Em Le Souvenir d’un avenir, Chris Marker reitera a sua convicção de que, para alcançarmos uma forma de verdade imemorial, é necessário penetrar a História supostamente objetiva pela via dos afetos e do sensível. Para Yannick Bellon, a realização deste filme é a ocasião de revistar a história da sua família e de rememorar a sua própria infância: fotografias de reportagens, álbuns de família e anúncios publicitários confundem-se na obra da sua mãe, onde surgem várias vezes a própria Yannick e a sua irmã Loleh (a quem o filme é dedicado). Já Marker parece ir especificamente à procura das imagens que o conduzem numa viagem ao coração da memória cinéfila da geração entre as duas guerras: de Auguste Lumière a Henri Langlois, passando por Musidora e Jean Gabin, adivinha-se o destino do cinématographe como um “olho aberto sobre o mundo”, celebra-se o cinema como aliado da Resistência Francesa durante a Ocupação Nazi, e presenteia-se o espectador com a imagem única de uma banheira cheia de bobines de filmes, o “berço de todas as cinematecas”.

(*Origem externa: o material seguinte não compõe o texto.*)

# study-game-engines/directx-renderer-kurth

Hardware: AMD Instinct MI355X
Metric: physics steps/sec at 100k rigid bodies (higher is better)
Workload: dtype f32; 1 GPU; c3: 100k mixed colliders (sphere/capsule/OBB), dt 1/120 s, 30 solver iterations; bodies=100000, broadphase_pairs=611032, manifolds=251275, contacts=317267, joints=0, recoveries=0, parallelism=1 gpu

## Files before the change

directx-renderer-kurth_amd/csrc/k_broad.hip:

```cpp
#include "world.h"
#include <rocprim/rocprim.hpp>

#define CELL_BIAS (1 << 20)
#define CELL_MASK ((1u << 21) - 1u)
#define EMPTY_CELL 0xFFFFFFFFu

MI_DEV u64 packCell(i32 ix, i32 iy, i32 iz) { return ((u64)(u32)(ix & CELL_MASK)) | ((u64)(u32)(iy & CELL_MASK) << 21) | ((u64)(u32)(iz & CELL_MASK) << 42); }
MI_DEV u32 hashCell(u64 k, u32 mask)
{
	k ^= k >> 30; k *= 0xbf58476d1ce4e5b9ull; k ^= k >> 27; k *= 0x94d049bb133111ebull; k ^= k >> 31;
	return (u32)k & mask;
}
MI_DEV i32 cellCoord(float v, float invCell)
{
	float c = floorf(v * invCell);
	c = fminf(fmaxf(c, -(float)(CELL_BIAS - 2)), (float)(CELL_BIAS - 2));
	return (i32)c + CELL_BIAS;
}
MI_DEV u32 cellTag(i32 ix, i32 iy, i32 iz) { return ((u32)ix & 0x3FFu) | (((u32)iy & 0x3FFu) << 10) | (((u32)iz & 0x3FFu) << 20); }
MI_DEV bool aabbOverlap(float4 amin, float4 amax, float4 bmin, float4 bmax)
{
	if (amax.x < bmin.x || amin.x > bmax.x) return false;
	if (amax.y < bmin.y || amin.y > bmax.y) return false;
	if (amax.z < bmin.z || amin.z > bmax.z) return false;
	return true;
}

__global__ void __launch_bounds__(256) k_cell_assign(const u32* __restrict__ activeCols, u32 hashMask, const float4* __restrict__ aabbMin, const float4* __restrict__ aabbMax,
	u32* __restrict__ counters, u32* __restrict__ hashKey, u32* __restrict__ cellCount)
{
	const u32 gid = blockIdx.x * blockDim.x + threadIdx.x;
	if (gid == 0) { counters[CTR_FIRST_LARGE] = 0xFFFFFFFFu; counters[CTR_FIRST_INACTIVE] = 0xFFFFFFFFu; counters[CTR_PAIR_OVERFLOW] = 0u; }
	const u32 n = counters[CTR_ACTIVE_COLS];
	float maxExtent = fmaxf(__uint_as_float(counters[CTR_CELL_SIZE]), 1e-3f);
	float cell = maxExtent * 1.001f;
	float invCell = 1.f / cell;
	for (u32 a = gid; a < n; a += gridDim.x * blockDim.x)
	{
		const u32 i = activeCols[a];
		float4 mn = aabbMin[i], mx = aabbMax[i];
		float e = fmaxf(fmaxf(mx.x - mn.x, mx.y - mn.y), mx.z - mn.z);
		u32 h;
		if (mn.x > mx.x) { h = hashMask + 2; }
		else if (e > maxExtent) { h = hashMask + 1; }
		else { h = hashCell(packCell(cellCoord(mn.x, invCell), cellCoord(mn.y, invCell), cellCoord(mn.z, invCell)), hashMask); }
		hashKey[i] = h;
		atomicAdd(&cellCount[h], 1u);
	}
}

__global__ void __launch_bounds__(256) k_cell_place(const u32* __restrict__ counters, const u32* __restrict__ activeCols, const u32* __restrict__ hashKey, u32* __restrict__ cellBase, u32* __restrict__ tmpIdx)
{
	const u32 n = counters[CTR_ACTIVE_COLS];
	for (u32 a = blockIdx.x * blockDim.x + threadIdx.x; a < n; a += gridDim.x * blockDim.x) { const u32 i = activeCols[a]; tmpIdx[atomicAdd(&cellBase[hashKey[i]], 1u)] = i; }
}
__global__ void __launch_bounds__(256) k_cell_rank(u32* __restrict__ counters, u32 hashMask, const u32* __restrict__ hashKey, const u32* __restrict__ cellBase, const u32* __restrict__ cellCount, const u32* __restrict__ tmpIdx,
	const float4* __restrict__ aabbMin, const float4* __restrict__ aabbMax, float4* __restrict__ sBox, u32* __restrict__ cellRange)
{
	const u32 n = counters[CTR_ACTIVE_COLS];
	const float cell = fmaxf(__uint_as_float(counters[CTR_CELL_SIZE]), 1e-3f) * 1.001f;
	const float invCell = 1.f / cell;
	if (blockIdx.x == 0 && threadIdx.x == 0) counters[CTR_CELL_SIZE_USED] = counters[CTR_CELL_SIZE];
	for (u32 t = blockIdx.x * blockDim.x + threadIdx.x; t < n; t += gridDim.x * blockDim.x)
	{
		const u32 i = tmpIdx[t], h = hashKey[i], end = cellBase[h], start = end - cellCount[h];
		u32 rank = t - start;
		if (h != hashMask + 2u) { rank = 0; for (u32 u = start; u < end; ++u) rank += tmpIdx[u] < i ? 1u : 0u; }
		const u32 pos = start + rank;
		float4 mn = aabbMin[i], mx = aabbMax[i];
		mx.w = __uint_as_float(cellTag(cellCoord(mn.x, invCell), cellCoord(mn.y, invCell), cellCoord(mn.z, invCell)));
		mn.w = __uint_as_float(i);
		sBox[2 * pos] = mn; sBox[2 * pos + 1] = mx;
		if (t == start)
		{
			if (h <= hashMask) { cellRange[2 * h] = start; cellRange[2 * h + 1] = end; }
			else counters[h == hashMask + 1 ? CTR_FIRST_LARGE : CTR_FIRST_INACTIVE] = start;
		}
	}
}

#define PAIR_SLAB 32
#define PAIR_LANES 16
enum { MODE_SLAB = 0, MODE_WRITE = 1 };
template <int MODE>
__global__ void __launch_bounds__(256) k_pairs(u32 nc, u32 hashMask, const float4* __restrict__ sBox, const uint2* __restrict__ cellRange, u32* __restrict__ counters,
	u32* __restrict__ pairCount, const u32* __restrict__ pairOffset, uint2* __restrict__ out, u32 pairCap)
{
	u32 gid = blockIdx.x * blockDim.x + threadIdx.x;
	u32 t = gid / PAIR_LANES, g = gid % PAIR_LANES;
	bool valid = t < nc;
	u32 nEnd = min(counters[CTR_FIRST_INACTIVE], min(nc, counters[CTR_ACTIVE_COLS]));
	u32 firstLarge = min(counters[CTR_FIRST_LARGE], nEnd);
	bool live = valid && t < nEnd;
	if (MODE == MODE_WRITE) live = live && pairCount[t] > PAIR_SLAB;
	float4 amin = make_float4(0.f, 0.f, 0.f, 0.f), amax = amin;
	u32 me = 0;
	u32 s = 0, e = 0; u32 ntag = 0; bool checkKey = false;
	if (live)
	{
		amin = sBox[2 * t]; amax = sBox[2 * t + 1];
		me = __float_as_uint(amin.w);
		if (t >= firstLarge) { if (g == 0) { s = firstLarge; e = t; } }
		else if (g == 14) { s = firstLarge; e = nEnd; }
		else if (g < 14)
		{
			const float invCell = 1.f / (fmaxf(__uint_as_float(counters[CTR_CELL_SIZE_USED]), 1e-3f) * 1.001f);
			i32 ix = cellCoord(amin.x, invCell), iy = cellCoord(amin.y, invCell), iz = cellCoord(amin.z, invCell);
			i32 o = 13 + (i32)g;
			i32 dz = o / 9 - 1, dy = (o / 3) % 3 - 1, dx = o % 3 - 1;
			ntag = cellTag(ix + dx, iy + dy, iz + dz);
			u32 h = hashCell(packCell(ix + dx, iy + dy, iz + dz), hashMask);
			uint2 range = cellRange[h];
			if (range.x != EMPTY_CELL)
			{
				s = range.x; e = range.y;
				if (g == 0) e = min(e, t);
				checkKey = true;
			}
		}
	}
	u32 n = 0;
	u32 hit0 = 0, hit1 = 0, hit2 = 0, hit3 = 0;
	for (u32 u = s; u < e; u += 4u)
	{
		float4 bmin[4], bmax[4];
#pragma unroll
		for (u32 k = 0; k < 4u; ++k) if (u + k < e) { bmin[k] = sBox[2 * (u + k)]; bmax[k] = sBox[2 * (u + k) + 1]; }
#pragma unroll
		for (u32 k = 0; k < 4u; ++k)
		{
			if (u + k >= e) continue;
			if (checkKey && __float_as_uint(bmax[k].w) != ntag) continue;
			if (aabbOverlap(amin, amax, bmin[k], bmax[k]))
			{
				u32 partner = __float_as_uint(bmin[k].w);
				if (n == 0) hit0 = partner; else if (n == 1) hit1 = partner; else if (n == 2) hit2 = partner; else if (n == 3) hit3 = partner;
				++n;
			}
		}
	}
	u32 incl = n;
	for (u32 d = 1; d < PAIR_LANES; d <<= 1) { u32 v = __shfl_up(incl, d, PAIR_LANES); if (g >= d) incl += v; }
	u32 total = __shfl(incl, PAIR_LANES - 1, PAIR_LANES);
	u32 pos = incl - n;
	if (MODE == MODE_SLAB && valid && g == 0) { pairCount[t] = live ? total : 0; if (total > PAIR_SLAB) counters[CTR_PAIR_OVERFLOW] = 1; }
	if (!n) return;
	size_t base = (MODE == MODE_WRITE) ? (size_t)pairOffset[t] : (size_t)t * PAIR_SLAB;
	u32 room = (MODE == MODE_WRITE) ? 0xFFFFFFFFu : PAIR_SLAB;
	if (n <= 4)
	{
		for (u32 k = 0; k < n; ++k)
		{
			u32 partner = k == 0 ? hit0 : (k == 1 ? hit1 : (k == 2 ? hit2 : hit3));
			if (pos + k < room && (MODE == MODE_SLAB || base + pos + k < pairCap)) out[base + pos + k] = make_uint2(me, partner);
		}
		return;
	}
	for (u32 u = s; u < e; ++u)
	{
		float4 bmin = sBox[2 * u], bmax = sBox[2 * u + 1];
		if (checkKey && __float_as_uint(bmax.w) != ntag) continue;
		if (!aabbOverlap(amin, amax, bmin, bmax)) continue;
		if (pos < room && (MODE == MODE_SLAB || base + pos < pairCap)) out[base + pos] = make_uint2(me, __float_as_uint(bmin.w));
		++pos;
	}
}

__global__ void __launch_bounds__(256) k_pairs_pack(u32 nc, const u32* __restrict__ pairCount, const u32* __restrict__ pairOffset, const uint2* __restrict__ slab,
	uint2* __restrict__ pairs, u32 pairCap)
{
	u32 i = blockIdx.x * blockDim.x + threadIdx.x;
	u32 t = i / PAIR_SLAB, k = i % PAIR_SLAB;
	if (t >= nc || k >= pairCount[t]) return;
	u32 dst = pairOffset[t] + k;
	if (dst < pairCap) pairs[dst] = slab[i];
}

__global__ void k_finish_pair_count(u32 launched, const u32* __restrict__ pairCount, const u32* __restrict__ pairOffset, u32* __restrict__ counters, const double* __restrict__ sapPartial, u32 sapBlocks, u32 stepParity)
{
	double acc[7] = { 0., 0., 0., 0., 0., 0., 0. };
	for (u32 b = threadIdx.x; b < sapBlocks; b += 64u) for (int k = 0; k < 7; ++k) acc[k] += sapPartial[(size_t)b * 7 + k];
	for (int o = 32; o > 0; o >>= 1) for (int k = 0; k < 7; ++k) acc[k] += __shfl_xor(acc[k], o);
	if (threadIdx.x == 0 && blockIdx.x == 0)
	{
		const u32 na = counters[CTR_ACTIVE_COLS], nc = min(na, launched);
		counters[CTR_ACTIVE_OVERFLOW] = na > launched ? 1u : 0u;
		counters[CTR_NUM_PAIRS] = nc ? pairOffset[nc - 1] + pairCount[nc - 1] : 0;
		counters[CTR_CELL_SIZE] = 0;
		const double n = acc[6] > 0. ? acc[6] : 1.;
		const double vx = acc[3] - acc[0] * acc[0] / n, vy = acc[4] - acc[1] * acc[1] / n, vz = acc[5] - acc[2] * acc[2] / n;
		counters[CTR_SAP_AXIS + (stepParity ^ 1u)] = (vx > vy) ? ((vx > vz) ? 0u : 2u) : ((vy > vz) ? 1u : 2u);
	}
}

static void ensureTemp(World& w, size_t bytes)
{
	if (bytes > w.tempStorage.cap) w.tempStorage.ensure(bytes + bytes / 2 + 4096, w.stream);
}
void prim_sort_pairs_u32(World& w, const u32* kin, u32* kout, const u32* vin, u32* vout, u32 n, u32 bits)
{
	if (!n) return;
	size_t bytes = 0;
	MI_CHECK(rocprim::radix_sort_pairs(nullptr, bytes, kin, kout, vin, vout, n, 0, bits, w.stream));
	ensureTemp(w, bytes);
	MI_CHECK(rocprim::radix_sort_pairs(w.tempStorage.p, bytes, kin, kout, vin, vout, n, 0, bits, w.stream));
}
void prim_sort_pairs_u32_u64(World& w, const u32* kin, u32* kout, const u64* vin, u64* vout, u32 n, u32 bits)
{
	if (!n) return;
	size_t bytes = 0;
	MI_CHECK(rocprim::radix_sort_pairs(nullptr, bytes, kin, kout, vin, vout, n, 0, bits, w.stream));
	ensureTemp(w, bytes);
	MI_CHECK(rocprim::radix_sort_pairs(w.tempStorage.p, bytes, kin, kout, vin, vout, n, 0, bits, w.stream));
}
void prim_exclusive_scan_u32(World& w, const u32* in, u32* out, u32 n)
{
	if (!n) return;
	size_t bytes = 0;
	MI_CHECK(rocprim::exclusive_scan(nullptr, bytes, in, out, 0u, n, rocprim::plus<u32>(), w.stream));
	ensureTemp(w, bytes);
	MI_CHECK(rocprim::exclusive_scan(w.tempStorage.p, bytes, in, out, 0u, n, rocprim::plus<u32>(), w.stream));
}

static u32 log2ceil(u32 v) { u32 b = 0; while ((1u << b) < v) ++b; return b; }

void launch_broadphase_count(World& w)
{
	if (!w.nc) return;
	const u32 bound = (u32)std::min<u64>(w.nc, (u64)w.estActiveCols + w.estActiveCols / 8u + 2048u);
	w.pairBound = bound;
	dim3 grid(std::max(1u, (bound + 255u) / 256u)), block(256);
	u32 H = w.hashTableSize, mask = H - 1;
	hipLaunchKernelGGL(k_cell_assign, grid, block, 0, w.stream, w.actCols.p, mask, w.aabbMin.p, w.aabbMax.p, w.dCounters.p, w.hashKey.p, w.cellCount.p);
	prim_exclusive_scan_u32(w, w.cellCount.p, w.cellBase.p, H + 3);
	hipLaunchKernelGGL(k_cell_place, grid, block, 0, w.stream, w.dCounters.p, w.actCols.p, w.hashKey.p, w.cellBase.p, w.sortIdx.p);
	hipLaunchKernelGGL(k_cell_rank, grid, block, 0, w.stream, w.dCounters.p, mask, w.hashKey.p, w.cellBase.p, w.cellCount.p, w.sortIdx.p, w.aabbMin.p, w.aabbMax.p, w.sBox.p, w.cellStart.p);
	w.pairSlab.ensure((size_t)bound * PAIR_SLAB, w.stream);
	if (w.lastError) return;
	hipLaunchKernelGGL(HIP_KERNEL_NAME(k_pairs<MODE_SLAB>), dim3((u32)(((size_t)bound * PAIR_LANES + 255) / 256)), block, 0, w.stream, bound, mask, w.sBox.p, (const uint2*)w.cellStart.p, w.dCounters.p,
		w.pairCount.p, w.pairOffset.p, w.pairSlab.p, 0u);
	prim_exclusive_scan_u32(w, w.pairCount.p, w.pairOffset.p, bound);
	hipLaunchKernelGGL(k_finish_pair_count, dim3(1), dim3(64), 0, w.stream, bound, w.pairCount.p, w.pairOffset.p, w.dCounters.p, w.sapPartial.p, w.sapBlocks, w.stats.numInternalSteps & 1u);
}

void launch_broadphase_write(World& w, u32 numPairs, bool slabOverflow)
{
	const u32 nc = w.pairBound;
	if (!nc || !numPairs) return;
	hipLaunchKernelGGL(k_pairs_pack, dim3((u32)(((size_t)nc * PAIR_SLAB + 255) / 256)), dim3(256), 0, w.stream, nc, w.pairCount.p, w.pairOffset.p, w.pairSlab.p, w.pairs.p, (u32)w.pairCap);
	if (slabOverflow)
		hipLaunchKernelGGL(HIP_KERNEL_NAME(k_pairs<MODE_WRITE>), dim3((u32)(((size_t)nc * PAIR_LANES + 255) / 256)), dim3(256), 0, w.stream, nc, w.hashTableSize - 1, w.sBox.p, (const uint2*)w.cellStart.p, w.dCounters.p, w.pairCount.p, w.pairOffset.p, w.pairs.p, (u32)w.pairCap);
}
```

Before: 528.2 steps/s.

## Balance broadphase pair scan across lanes and skip unreachable neighbor cells

```diff
diff --git a/directx-renderer-kurth_amd/csrc/k_broad.hip b/directx-renderer-kurth_amd/csrc/k_broad.hip
--- a/directx-renderer-kurth_amd/csrc/k_broad.hip
+++ b/directx-renderer-kurth_amd/csrc/k_broad.hip
@@ -81,13 +81,18 @@
 
 #define PAIR_SLAB 32
 #define PAIR_LANES 16
+#define PAIR_NO_TAG 0xFFFFFFFFu
 enum { MODE_SLAB = 0, MODE_WRITE = 1 };
+MI_DEV uint2 pairRange(const uint4* ranges, u32 r) { return make_uint2(ranges[r].x, ranges[r].y); }
+MI_DEV const float4* pairBox(const float4* __restrict__ sBox, u32 u) { return (const float4*)((const char*)sBox + u * 32u); }
 template <int MODE>
 __global__ void __launch_bounds__(256) k_pairs(u32 nc, u32 hashMask, const float4* __restrict__ sBox, const uint2* __restrict__ cellRange, u32* __restrict__ counters,
 	u32* __restrict__ pairCount, const u32* __restrict__ pairOffset, uint2* __restrict__ out, u32 pairCap)
 {
+	__shared__ uint4 sRange[256 / PAIR_LANES][PAIR_LANES];
 	u32 gid = blockIdx.x * blockDim.x + threadIdx.x;
 	u32 t = gid / PAIR_LANES, g = gid % PAIR_LANES;
+	const uint4* __restrict__ ranges = sRange[threadIdx.x / PAIR_LANES];
 	bool valid = t < nc;
 	u32 nEnd = min(counters[CTR_FIRST_INACTIVE], min(nc, counters[CTR_ACTIVE_COLS]));
 	u32 firstLarge = min(counters[CTR_FIRST_LARGE], nEnd);
@@ -95,47 +100,69 @@
 	if (MODE == MODE_WRITE) live = live && pairCount[t] > PAIR_SLAB;
 	float4 amin = make_float4(0.f, 0.f, 0.f, 0.f), amax = amin;
 	u32 me = 0;
-	u32 s = 0, e = 0; u32 ntag = 0; bool checkKey = false;
+	u32 s = 0, len = 0, ntag = PAIR_NO_TAG;
 	if (live)
 	{
 		amin = sBox[2 * t]; amax = sBox[2 * t + 1];
 		me = __float_as_uint(amin.w);
-		if (t >= firstLarge) { if (g == 0) { s = firstLarge; e = t; } }
-		else if (g == 14) { s = firstLarge; e = nEnd; }
+		if (t >= firstLarge) { if (g == 0) { s = firstLarge; len = t - firstLarge; } }
+		else if (g == 14) { s = firstLarge; len = nEnd - firstLarge; }
 		else if (g < 14)
 		{
 			const float invCell = 1.f / (fmaxf(__uint_as_float(counters[CTR_CELL_SIZE_USED]), 1e-3f) * 1.001f);
 			i32 ix = cellCoord(amin.x, invCell), iy = cellCoord(amin.y, invCell), iz = cellCoord(amin.z, invCell);
 			i32 o = 13 + (i32)g;
 			i32 dz = o / 9 - 1, dy = (o / 3) % 3 - 1, dx = o % 3 - 1;
-			ntag = cellTag(ix + dx, iy + dy, iz + dz);
-			u32 h = hashCell(packCell(ix + dx, iy + dy, iz + dz), hashMask);
-			uint2 range = cellRange[h];
-			if (range.x != EMPTY_CELL)
+			bool reach = true;
+			if (dx > 0 && cellCoord(amax.x, invCell) == ix) reach = false;
+			if (dy > 0 && cellCoord(amax.y, invCell) == iy) reach = false;
+			if (dz > 0 && cellCoord(amax.z, invCell) == iz) reach = false;
+			if (reach)
 			{
-				s = range.x; e = range.y;
-				if (g == 0) e = min(e, t);
-				checkKey = true;
+				ntag = cellTag(ix + dx, iy + dy, iz + dz);
+				u32 h = hashCell(packCell(ix + dx, iy + dy, iz + dz), hashMask);
+				uint2 range = cellRange[h];
+				if (range.x != EMPTY_CELL) { s = range.x; const u32 e = g == 0 ? min(range.y, t) : range.y; len = e > s ? e - s : 0u; }
 			}
 		}
 	}
+	u32 end = len;
+	for (u32 d = 1; d < PAIR_LANES; d <<= 1) { u32 v = __shfl_up(end, d, PAIR_LANES); if (g >= d) end += v; }
+	sRange[threadIdx.x / PAIR_LANES][g] = make_uint4(end, s - (end - len), ntag, 0u);
+	__syncthreads();
+	const u32 T = ranges[PAIR_LANES - 1].x;
+	const u32 chunk = (T + PAIR_LANES - 1u) / PAIR_LANES;
+	const u32 lo = min(g * chunk, T), hi = min(lo + chunk, T);
+	u32 r0 = 0;
+#pragma unroll
+	for (u32 k = 0; k < PAIR_LANES - 1u; ++k) r0 += ranges[k].x <= lo ? 1u : 0u;
 	u32 n = 0;
 	u32 hit0 = 0, hit1 = 0, hit2 = 0, hit3 = 0;
-	for (u32 u = s; u < e; u += 4u)
-	{
-		float4 bmin[4], bmax[4];
+	if (lo < hi)
+	{
+		u32 r = r0; uint2 cur = pairRange(ranges, r);
+		for (u32 p = lo; p < hi; p += 4u)
+		{
+			float4 bmin[4], bmax[4]; u32 from = 0;
 #pragma unroll
-		for (u32 k = 0; k < 4u; ++k) if (u + k < e) { bmin[k] = sBox[2 * (u + k)]; bmax[k] = sBox[2 * (u + k) + 1]; }
+			for (u32 k = 0; k < 4u; ++k) if (p + k < hi)
+			{
+				while (p + k >= cur.x) cur = pairRange(ranges, ++r);
+				const float4* box = pairBox(sBox, cur.y + p + k);
+				from |= r << (4u * k); bmin[k] = box[0]; bmax[k] = box[1];
+			}
 #pragma unroll
-		for (u32 k = 0; k < 4u; ++k)
-		{
-			if (u + k >= e) continue;
-			if (checkKey && __float_as_uint(bmax[k].w) != ntag) continue;
-			if (aabbOverlap(amin, amax, bmin[k], bmax[k]))
+			for (u32 k = 0; k < 4u; ++k)
 			{
-				u32 partner = __float_as_uint(bmin[k].w);
-				if (n == 0) hit0 = partner; else if (n == 1) hit1 = partner; else if (n == 2) hit2 = partner; else if (n == 3) hit3 = partner;
-				++n;
+				if (p + k >= hi) continue;
+				const u32 want = ranges[(from >> (4u * k)) & 15u].z;
+				if (want != PAIR_NO_TAG && __float_as_uint(bmax[k].w) != want) continue;
+				if (aabbOverlap(amin, amax, bmin[k], bmax[k]))
+				{
+					u32 partner = __float_as_uint(bmin[k].w);
+					if (n == 0) hit0 = partner; else if (n == 1) hit1 = partner; else if (n == 2) hit2 = partner; else if (n == 3) hit3 = partner;
+					++n;
+				}
 			}
 		}
 	}
@@ -156,10 +183,14 @@
 		}
 		return;
 	}
-	for (u32 u = s; u < e; ++u)
-	{
-		float4 bmin = sBox[2 * u], bmax = sBox[2 * u + 1];
-		if (checkKey && __float_as_uint(bmax.w) != ntag) continue;
+	u32 r = r0; uint2 cur = pairRange(ranges, r);
+	for (u32 p = lo; p < hi; ++p)
+	{
+		while (p >= cur.x) cur = pairRange(ranges, ++r);
+		const float4* box = pairBox(sBox, cur.y + p);
+		float4 bmin = box[0], bmax = box[1];
+		const u32 want = ranges[r].z;
+		if (want != PAIR_NO_TAG && __float_as_uint(bmax.w) != want) continue;
 		if (!aabbOverlap(amin, amax, bmin, bmax)) continue;
 		if (pos < room && (MODE == MODE_SLAB || base + pos < pairCap)) out[base + pos] = make_uint2(me, __float_as_uint(bmin.w));
 		++pos;
```

New measurement: 543.3 steps/s (median of 6 runs). 2.9% higher.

Sobre as imagens dispares, um “tecido sonoro” atribuído a Michel Krasna (um dos pseudónimos de Chris Marker, alegadamente irmão de Sandor Krasna, o cameraman fictício de Sans soleil) dá espessura e tece significados. Para além das pontuações musicais, um texto assinado por Chris Marker e Yannick Bellon é recitado em off pelo ator Pierre Arditi, numa voz solene que nos transporta imediatamente para a paisagem sonora do filme-ensaio à la Resnais ou à la Godard. Esta voz off contribui para estabelecer ligações inesperadas entre imagens, segundo um método que não está longe da livre associação de ideias praticada pelos surrealistas: “Comparar dois objetos tão distantes quanto possível um do outro ou, por qualquer outro método, colocá-los frente a frente de uma maneira abrupta e surpreendente, continua a ser a tarefa mais elevada à qual a poesia pode almejar”, assim escrevia André Breton em Les Vases communicants (1932). Para Breton, só os poetas seriam capazes de realizar a derradeira operação de síntese entre sonho utópico e ação revolucionária; seria esse também o poder do olhar de Denise Bellon, a capacidade de transformar radicalmente o mundo pelo modo como o revela e interpreta através da sua prática fotográfica? Os co-realizadores do filme parecem pensar que sim.
Apesar da sua crença no caráter visionário da imagem fotográfica, Chris Marker e Yannick Bellon temperam a dimensão poética e profética da obra da fotógrafa com rasgos de clarividência, por vezes nostálgica, por vezes irónica, ou mesmo cruel. Hoje, quase cem anos mais tarde, talvez achemos que as imagens do filme não precisam de uma voz tão (omni)presente, uma voz que nos assegure de que os factos fotografados ocorreram realmente e nos descreva aquilo que no momento o nosso olhar não soube reconhecer. No fundo, há algo de simultaneamente frustrante e avassalador na maneira como esta voz off opera as transições entre as sequências fotográficas, talvez porque a sua eloquência tende a ofuscar o caráter incontestável das imagens que nos são dadas a ver. Diante dessas fotografias do passado, somos apenas espectadores passivos de um futuro que se desenha no horizonte ao longo das décadas, ou seremos ainda capazes de conceber imagens que alterem o rumo da História?
Le Souvenir d’un avenir passa na Casa do Cinema do Museu de Serralves no dia 15 de Junho, às 18h30, no âmbito do ciclo “Cinema e Fotografia: visões espectrais”. A projeção será precedida das curtas-metragens Rupture (1961) de Pierre Étaix e Jean-Claude Carrière, A caça revoluções (2013) de Margarida Rêgo e Os Mortos (2018) de Gonçalo Robalo.